Although the CM method yielded better balance than sIPTW and PSM, the inability to adjust for differences in ISS staging or MM type between arms due to confounders that were not reported was a limitation. However, the sensitivity analysis performed without the EQUULEUS trial did adjust for ISS and MM type and demonstrated similar results to the analyses in the presence of the data from EQUULEUS.

Another limitation is that no imputation of the “missing” category of cytogenetic risk profile was conducted. By matching with the “missing” category, we assumed that both cohorts included the same proportion of high- or standard-risk patients among those with missing values.

This study was also limited by the lack of mature overall survival (OS) data for inclusion in the ITC analyses, which evaluated PFS outcomes only. Although OS is considered the gold standard outcome measure in MM studies [28], OS for D-Pd in the APOLLO trial at a median follow-up of 16.9 months is still premature. However, PFS has been recognized as a surrogate endpoint used to evaluate primary efficacy in clinical trials for hematological malignancies, including MM [29, 30]. Lastly, the proportional hazards assumption was violated for the CM and sIPTW D-Pd versus Vd comparisons so the corresponding HRs should be interpreted as rough averages over the follow-up period.

Furthermore, differences in dosing schedule between the three different regimens should also be noted: D-Pd was delivered as a continuous therapy, Vd as a fixed duration therapy, and the D-Vd regimen was partly discontinued after induction.

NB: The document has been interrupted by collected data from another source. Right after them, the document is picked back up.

# dr-tony-lin/CarND-MPC-Project

Hardware: AMD Instinct MI355X
Metric: MPC solves/sec (batch) at N=10 dt=0.1 (higher is better)
Workload: dtype f64

## Files before the change

### carnd-mpc-project_amd/csrc/mpc_core.h

```cpp
#ifndef MPC_CORE_H
#define MPC_CORE_H

#include <math.h>
#include <stdint.h>
#include <type_traits>

#include "mpc_amd.h"

#if defined(__HIPCC__)
#define MPC_HD __host__ __device__ __forceinline__
#else
#define MPC_HD inline
#endif
#if defined(__HIPCC__) || defined(__clang__)
#define MPC_UNROLL _Pragma("unroll")
#define MPC_STAGE_LOOP _Pragma("clang loop unroll(disable)")
#else
#define MPC_UNROLL _Pragma("GCC unroll 8")
#define MPC_STAGE_LOOP
#endif

namespace mpc {

template <class R> struct Layout;
// ... 13 lines not shown
    SOC_C = 0, SOC_D = 6, SOC_SZ = SOC_D + D_N
  };
  static_assert((int)GAIN_SZ <= (int)L::IT_SZ, "the gains must fit an iterate slot");
  static_assert(L::F_ZL % L::G == 0 && L::F_ZU == L::F_ZL + 4 && L::F_U == L::F_S + 6, "blocks the forward sweep fetches");
};

MPC_HD int64_t workspace_fields_per_instance(int N, bool f32, bool s0_rows = false) {
  return (int64_t)(N - 1 + (s0_rows ? 1 : 0)) * (f32 ? (int)Fields<float>::STAGE_SZ : (int)Fields<double>::STAGE_SZ);
}
MPC_HD int64_t soc_fields_per_instance(int N) { return (int64_t)(N - 1) * (int)Fields<double>::SOC_SZ; }

template <class R>
struct HostWorkspace {
  using F = Fields<R>;
  static constexpr bool kSocDefault = true;
  R *base;
  mutable R socbuf[(MPC_MAX_N - 1) * F::SOC_SZ] = {};
  MPC_HD R &soc(int k, int f) const { return socbuf[k * F::SOC_SZ + f]; }
  MPC_HD R &it(int k, int I, int f) const { return base[k * F::STAGE_SZ + I + f]; }
  MPC_HD R getD(int k, int j) const { return base[k * F::STAGE_SZ + F::F_D + j]; }
  MPC_HD void setD(int k, int j, R v) const { base[k * F::STAGE_SZ + F::F_D + j] = v; }
  template <int F0, int COUNT> MPC_HD void store_run(int k, int I, const R *v) const {
    for (int j = 0; j < COUNT; j++) base[k * F::STAGE_SZ + I + F0 + j] = v[j];
  }
  MPC_HD void stage_fetch_it(int, int, int) const {}
  MPC_HD void stage_fetch_itf(int, int, int) const {}
  MPC_HD void stage_fetch_d(int, int) const {}
  template <int N> MPC_HD void stage_wait() const {}
  MPC_HD void stage_drain() const {}
  MPC_HD R sit(int, int k, int I, int j) const { return base[k * F::STAGE_SZ + I + j]; }
  MPC_HD R sx(int, int k, int Fo, int j) const { return base[k * F::STAGE_SZ + Fo + j]; }
  MPC_HD void stage_fetch_g(int, int, int) const {}
  MPC_HD R sg(int, int k, int J, int j) const { return base[k * F::STAGE_SZ + J + F::F_GK + j]; }
};

#if defined(__HIPCC__)
#if defined(__HIP_DEVICE_COMPILE__)
typedef __attribute__((address_space(1))) double gdouble;
typedef __attribute__((address_space(1))) float gfloat;
typedef __attribute__((address_space(1))) char gchar;
typedef __attribute__((address_space(3))) double ldouble;
typedef __attribute__((address_space(3))) float lfloat;
typedef __attribute__((address_space(3))) char lchar;
#else
typedef double gdouble;
typedef float gfloat;
typedef char gchar;
typedef double ldouble;
typedef float lfloat;
typedef char lchar;
#endif
#if defined(__HIP_DEVICE_COMPILE__)
__device__ __forceinline__ unsigned mpc_uniform(unsigned x) {
  unsigned s = (unsigned)__builtin_amdgcn_readfirstlane((int)x);
  asm volatile("" : "+s"(s));
  return s;
}
#define MPC_UNIFORM(x) mpc_uniform((unsigned)(x))
#else
#define MPC_UNIFORM(x) ((unsigned)(x))
#endif
template <class R> struct AddrSpace;
template <> struct AddrSpace<double> { typedef gdouble g; typedef ldouble l; };
template <> struct AddrSpace<float> { typedef gfloat g; typedef lfloat l; };
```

Despite these limitations ITCs offer a valuable alternative to head-to-head trials that can be used to leverage results from clinical trials that share a common comparator arm. Comparisons using individual patient-level data for at least one of the treatment arms of interest produce stronger results than those using aggregate data. For ITC results to be considered valid, populations must be sufficiently similar; as shown in the ITC analyses, different techniques can be applied to balance baseline characteristics so that cohorts are more similar.

Conclusions

The results of this ITC demonstrated a PFS benefit for D-Pd compared with D-Vd and Vd in patients with RRMM with previous exposure to a PI and an IMiD. Results were generally consistent irrespective of the type of adjustment used. Despite the inability to adjust for ISS stage and MM type and the residual imbalances between treatment cohorts, these findings provide support in favor of using D-Pd in a population of patients with difficult-to-treat RRMM who have been exposed to both a PI and an IMiD.